TASK DESCRIPTION >> Tell how many lines in the listing below contain the word "TapPattern", giving the number alone.

········

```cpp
namespace {
__global__ __launch_bounds__(256) void k_copy_verdict(const uint8_t *__restrict__ f, const cx *__restrict__ a, const float *__restrict__ t, int B,
                                                      uint8_t *__restrict__ fo, cx *__restrict__ ao, float *__restrict__ to) {
  const int b = blockIdx.x * 256 + threadIdx.x;
  if (b >= B) return;
  fo[b] = f[b]; ao[b] = a[b]; to[b] = t[b];
}
}
hipError_t trx_launch_copy_verdict(hipStream_t st, const uint8_t *flags, const trx_c32 *amp, const float *toa, int B, uint8_t *flags_out,
                                   trx_c32 *amp_out, float *toa_out) {
  if (B <= 0) return hipSuccess;
  k_copy_verdict<<<dim3((B + 255) / 256), dim3(256), 0, st>>>(flags, amp, toa, B, flags_out, amp_out, toa_out);
  return hipGetLastError();
}

hipError_t trx_launch_tsc_detect(hipStream_t st, int sps, const TrxTables *dT, const TrxTables *hT, const trx_c32 *samples,
                                 const int32_t *off, const int32_t *len, int B, int tsc,
                                 float detect_thresh, float energy_thresh, trx_c32 *rec, int Bpad,
                                 uint8_t *flags, trx_c32 *amp, float *toa, float *avgpwr, int variant,
                                 TrxProfiler *prof) {
  if (B <= 0) return hipSuccess;
  switch (sps) {
    case 1: launch_tsc_detect<1>(st, dT, hT, samples, off, len, B, tsc, detect_thresh, energy_thresh, rec, Bpad, flags, amp, toa, avgpwr, variant, prof); break;
    case 2: launch_tsc_detect<2>(st, dT, hT, samples, off, len, B, tsc, detect_thresh, energy_thresh, rec, Bpad, flags, amp, toa, avgpwr, variant, prof); break;
    case 4: launch_tsc_detect<4>(st, dT, hT, samples, off, len, B, tsc, detect_thresh, energy_thresh, rec, Bpad, flags, amp, toa, avgpwr, variant, prof); break;
    default: return hipErrorInvalidValue;
  }
  return hipGetLastError();
}

hipError_t trx_launch_rx_normal(hipStream_t st, const TrxTables *dT, const TrxTables *hT, const TrxRxGen &gen, int B, int tsc,
                                float detect_thresh, float energy_thresh, trx_c32 *rec, int Bpad, uint8_t *flags, trx_c32 *amp,
                                float *toa, float *avgpwr, float *soft, uint8_t *hard, int nsoft, int stride, int generic_taps,
                                TrxProfiler *prof, int soft_tolerance) {
  if (B <= 0) return hipSuccess;
  if (nsoft > 148 || gen.nb <= 0) return hipErrorInvalidValue;
  constexpr int S = 4;
  TapArg ta;
  for (int k = 0; k < 16; k++) { ta.v[2 * k] = hT->mid_ctap[tsc][k].r; ta.v[2 * k + 1] = hT->mid_ctap[tsc][k].i; }
  if (prof) prof->begin(TRXSIG_K_TSC_CORR, st);
  const dim3 cgrid((B + 15) / 16);
  if (!generic_taps && tap_classes(hT, tsc) == TapPattern<S>::value)
    k_tsc_corr_rx<S, TapPattern<S>::value><<<cgrid, dim3(256), 0, st>>>(gen, B, ta, rec, Bpad);
  else
    k_tsc_corr_rx<S, TRX_TAPS_GENERIC><<<cgrid, dim3(256), 0, st>>>(gen, B, ta, rec, Bpad);
  if (prof) { prof->end(TRXSIG_K_TSC_CORR, st); prof->begin(TRXSIG_K_TSC_PEAK, st); }
  const trx_c32 g = hT->mid_gain[tsc];
  const float n = g.i * g.i + g.r * g.r;
  trx_c32 ginv; ginv.r = g.r / n; ginv.i = -g.i / n;
  k_tsc_peak2<S><<<dim3((B + kPeak2Threads / 2 - 1) / (kPeak2Threads / 2)), dim3(kPeak2Threads), 0, st>>>(dT, rec, Bpad, B, ginv, hT->mid_toa[tsc], detect_thresh, energy_thresh,
                                                              flags, amp, toa, avgpwr);
  if (prof) prof->end(TRXSIG_K_TSC_PEAK, st);
  if (nsoft > 0) {
    if (prof) prof->begin(TRXSIG_K_DEMOD, st);
    if (soft_tolerance)
      k_demod_rx<S, true><<<dim3((B + TRX_DEMOD_WAVES - 1) / TRX_DEMOD_WAVES), dim3(64 * TRX_DEMOD_WAVES), 0, st>>>(
          dT, gen, B, amp, toa, flags, TRXSIG_F_DETECT, soft, hard, nsoft, stride);
    else
      k_demod_rx<S><<<dim3((B + TRX_DEMOD_WAVES - 1) / TRX_DEMOD_WAVES), dim3(64 * TRX_DEMOD_WAVES), 0, st>>>(
          dT, gen, B, amp, toa, flags, TRXSIG_F_DETECT, soft, hard, nsoft, stride);
    if (prof) prof->end(TRXSIG_K_DEMOD, st);
  }
  return hipGetLastError();
}

hipError_t trx_launch_rx_demod(hipStream_t st, const TrxTables *dT, const TrxRxGen &gen, int B, const trx_c32 *amp, const float *toa,
                               const uint8_t *flags, int need_mask, float *soft, uint8_t *hard, int nsoft, int stride, TrxProfiler *prof,
                               int soft_tolerance) {
  if (B <= 0 || nsoft <= 0) return hipSuccess;
  if (nsoft > 148 || gen.nb <= 0) return hipErrorInvalidValue;
  if (prof) prof->begin(TRXSIG_K_DEMOD, st);
  if (soft_tolerance)
    k_demod_rx<4, true><<<dim3((B + TRX_DEMOD_WAVES - 1) / TRX_DEMOD_WAVES), dim3(64 * TRX_DEMOD_WAVES), 0, st>>>(dT, gen, B, amp, toa, flags,
                                                                                                                  need_mask, soft, hard, nsoft, stride);
  else
    k_demod_rx<4><<<dim3((B + TRX_DEMOD_WAVES - 1) / TRX_DEMOD_WAVES), dim3(64 * TRX_DEMOD_WAVES), 0, st>>>(dT, gen, B, amp, toa, flags, need_mask,
                                                                                                            soft, hard, nsoft, stride);
  if (prof) prof->end(TRXSIG_K_DEMOD, st);
  return hipGetLastError();
}

hipError_t trx_launch_demod(hipStream_t st, int sps, const TrxTables *dT, const trx_c32 *samples,
                            const int32_t *off, const int32_t *len, int B, const trx_c32 *amp,
                            const float *toa, const uint8_t *flags, int need_mask, float *soft,
                            uint8_t *hard, int nsoft, int stride, TrxProfiler *prof, int soft_tolerance) {
  if (B <= 0) return hipSuccess;
  const dim3 grid((B + TRX_DEMOD_WAVES - 1) / TRX_DEMOD_WAVES), block(64 * TRX_DEMOD_WAVES);
  if (prof) prof->begin(TRXSIG_K_DEMOD, st);
#define TRX_DEMOD_CASE(S)                                                                                          \
  case S:                                                                                                          \
    if (nsoft <= 148 && soft_tolerance)                                                                            \
      k_demod<S, false, 148, SmpC32, true><<<grid, block, 0, st>>>(dT, samples, off, len, B, amp, toa, flags, need_mask, soft, hard, \
                                                     nsoft, stride);                                              \
    else if (nsoft <= 148)                                                                                         \
      k_demod<S, false, 148><<<grid, block, 0, st>>>(dT, samples, off, len, B, amp, toa, flags, need_mask, soft, hard, \
                                                     nsoft, stride);                                              \
    else                                                                                                           \
      k_demod<S, false, 157><<<grid, block, 0, st>>>(dT, samples, off, len, B, amp, toa, flags, need_mask, soft, hard, \
                                                     nsoft, stride);                                              \
    break;
  switch (sps) {
    TRX_DEMOD_CASE(1)
    TRX_DEMOD_CASE(2)
    TRX_DEMOD_CASE(4)
    default: return hipErrorInvalidValue;
  }
#undef TRX_DEMOD_CASE
  if (prof) prof->end(TRXSIG_K_DEMOD, st);
  return hipGetLastError();
}
```

Measured before the change: 629.5.

## Specialize correlator for near-unit taps with runtime magnitude screen and pad skipping

Correlation kernels are now templated on a 64-bit tap spec that records which taps are exactly ±1 or ±j (tiny imaginary part) and their signs. For those taps the complex multiply becomes a plain add or subtract. Tap products that only touch zero padding are skipped at compile time. A wave-wide screen on the window's exponent range (finite values, bounded dynamic range) decides at runtime whether the trimmed path is numerically safe. Otherwise the full path runs, with a NaN/Inf poison fix-up so the output still matches generic semantics. This adds code size, five kernel instantiations, and extra DPP reductions per round.

```diff
diff --git a/openbts-ttsou_amd/csrc/trxsig_corr.h b/openbts-ttsou_amd/csrc/trxsig_corr.h
--- a/openbts-ttsou_amd/csrc/trxsig_corr.h
+++ b/openbts-ttsou_amd/csrc/trxsig_corr.h
@@ -1,4 +1,6 @@
 #pragma once
+#include <cmath>
+
 #include "trxsig_dev.h"
 
 namespace {
@@ -57,6 +59,22 @@
       if (q < G::NL) W[G::FRONT + q] = w[i];
     }
   }
+  __device__ __forceinline__ void window_extremes(unsigned &lo, unsigned &hi) const {
+    static_assert(G::NL % 16 == 0, "every lane holds NW samples of the window");
+    lo = 0xffffffffu; hi = 0u;
+#pragma unroll
+    for (int i = 0; i < NW; i++) {
+      const unsigned a = __float_as_uint(w[i].r) & 0x7fffffffu, c = __float_as_uint(w[i].i) & 0x7fffffffu;
+      lo = min(lo, min(a, c));
+      hi = max(hi, max(a, c));
+    }
+  }
+  __device__ __forceinline__ unsigned window_max() const {
+    unsigned hi = 0u;
+#pragma unroll
+    for (int i = 0; i < NW; i++) hi = max(hi, max(__float_as_uint(w[i].r) & 0x7fffffffu, __float_as_uint(w[i].i) & 0x7fffffffu));
+    return hi;
+  }
   __device__ __forceinline__ void stage_norms(float *ef, int r) const {
 #pragma unroll
     for (int q = 0; q < G::NEQ; q++) {
@@ -88,7 +106,81 @@
   }
 }
 
-template <int SPS, bool REC, bool EFIRST = false, unsigned TAPCLS = TRX_TAPS_GENERIC, typename IN = CorrIn<SPS>>
+template <int SPS>
+constexpr bool corr_pad_only(int c, int k) {
+  const int first = 16 * c + SPS * k, last = first + 15;
+  return last < CorrGeom<SPS>::FRONT || first >= CorrGeom<SPS>::FRONT + CorrGeom<SPS>::NL;
+}
+
+template <int SPS>
+__device__ __forceinline__ bool corr_screen(const CorrIn<SPS> &in, unsigned &hi) {
+  unsigned lo;
+  in.window_extremes(lo, hi);
+  lo = min(lo, (unsigned)dpp_i<0xB1>((int)lo));  hi = max(hi, (unsigned)dpp_i<0xB1>((int)hi));
+  lo = min(lo, (unsigned)dpp_i<0x4E>((int)lo));  hi = max(hi, (unsigned)dpp_i<0x4E>((int)hi));
+  lo = min(lo, (unsigned)dpp_i<0x141>((int)lo)); hi = max(hi, (unsigned)dpp_i<0x141>((int)hi));
+  lo = min(lo, (unsigned)dpp_i<0x140>((int)lo)); hi = max(hi, (unsigned)dpp_i<0x140>((int)hi));
+  const bool ok = hi < 0x7f800000u && lo >= (27u << 23) && lo + (20u << 23) >= hi;
+  return __builtin_amdgcn_ballot_w64(!ok) == 0;
+}
+
+template <int SPS>
+__device__ __forceinline__ unsigned corr_row_max(const CorrIn<SPS> &in) {
+  unsigned hi = in.window_max();
+  hi = max(hi, (unsigned)dpp_i<0xB1>((int)hi));
+  hi = max(hi, (unsigned)dpp_i<0x4E>((int)hi));
+  hi = max(hi, (unsigned)dpp_i<0x141>((int)hi));
+  return max(hi, (unsigned)dpp_i<0x140>((int)hi));
+}
+
+template <int SPS>
+__device__ __forceinline__ void corr_poison(unsigned hi, const cx *W, int r, cx (&cval)[CorrGeom<SPS>::NC]) {
+  if constexpr (SPS > 1) {
+    if (hi >= 0x7f800000u) {
+#pragma unroll
+      for (int c = 0; c < CorrGeom<SPS>::NC; c++) {
+        unsigned worst = 0u;
+#pragma unroll 1
+        for (int m = 1; m < 16 * SPS; m++) {
+          if (m % SPS == 0) continue;
+          const cx x = W[r + 16 * c + m];
+          worst = max(worst, max(__float_as_uint(x.r) & 0x7fffffffu, __float_as_uint(x.i) & 0x7fffffffu));
+        }
+        if (worst >= 0x7f800000u) cval[c] = mk(__uint_as_float(0x7fc00000u), __uint_as_float(0x7fc00000u));
+      }
+    }
+  }
+}
+
+template <int SPS, tapspec_t TAPS, bool TRIM>
+__device__ __forceinline__ void corr_sums(const cx *W, int r, const cx (&tap)[16], cx (&cval)[CorrGeom<SPS>::NC]) {
+  typedef CorrGeom<SPS> G;
+  constexpr bool SPEC = TAPS != TRX_TAPS_GENERIC;
+  constexpr int CG = (SPS == 4) ? TRX_CORR_CG : 1;
+  constexpr int UPC = 16 / SPS;
+  constexpr int NU = UPC * (CG - 1) + 16;
+#pragma unroll
+  for (int c0 = 0; c0 < G::NC; c0 += CG) {
+    cx sv[NU];
+#pragma unroll
+    for (int u = 0; u < NU; u++) sv[u] = W[r + 16 * c0 + SPS * u];
+#pragma unroll
+    for (int cc = 0; cc < CG; cc++) {
+      if (c0 + cc < G::NC) {
+        cx acc = mk(0, 0);
+#pragma unroll
+        for (int k = 15; k >= 0; k--) {
+          if (SPEC && corr_pad_only<SPS>(c0 + cc, k)) continue;
+          if (TRIM && ((tap_tiny_mask(TAPS) >> k) & 1)) acc = cacc_tiny(acc, sv[UPC * cc + k], tap_cls(TAPS, k), (tap_neg_mask(TAPS) >> k) & 1);
+          else acc = cadd(acc, cmul_tap(sv[UPC * cc + k], tap[k], tap_cls(TAPS, k)));
+        }
+        cval[c0 + cc] = acc;
+      }
+    }
+  }
+}
+
+template <int SPS, bool REC, bool EFIRST = false, tapspec_t TAPS = TRX_TAPS_GENERIC, typename IN = CorrIn<SPS>>
 __device__ __forceinline__ void corr_round(const IN &in, cx *W, float4 *E, int lane, int r, const cx (&tap)[16],
                                            cx *__restrict__ rec, int Bpad, int &M_out, float &energy_out) {
   typedef CorrGeom<SPS> G;
@@ -116,6 +208,11 @@
   for (int q = r; q < G::FRONT; q += 16) W[q] = mk(0, 0);
   for (int q = G::FRONT + G::NL + r; q < G::WPAD; q += 16) W[q] = mk(0, 0);
   in.stage_window(W, r);
+  constexpr bool TINY = tap_tiny_mask(TAPS) != 0;
+  bool trim = false;
+  unsigned hi = 0u;
+  if constexpr (TINY) trim = corr_screen<SPS>(in, hi);
+  else if constexpr (SPS > 1) hi = corr_row_max<SPS>(in);
   if (!EFIRST) stage_norms();
   wave_lds_fence();
   if (!EFIRST) energy = sum_norms();
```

········

WRITTEN SOLUTION >> 2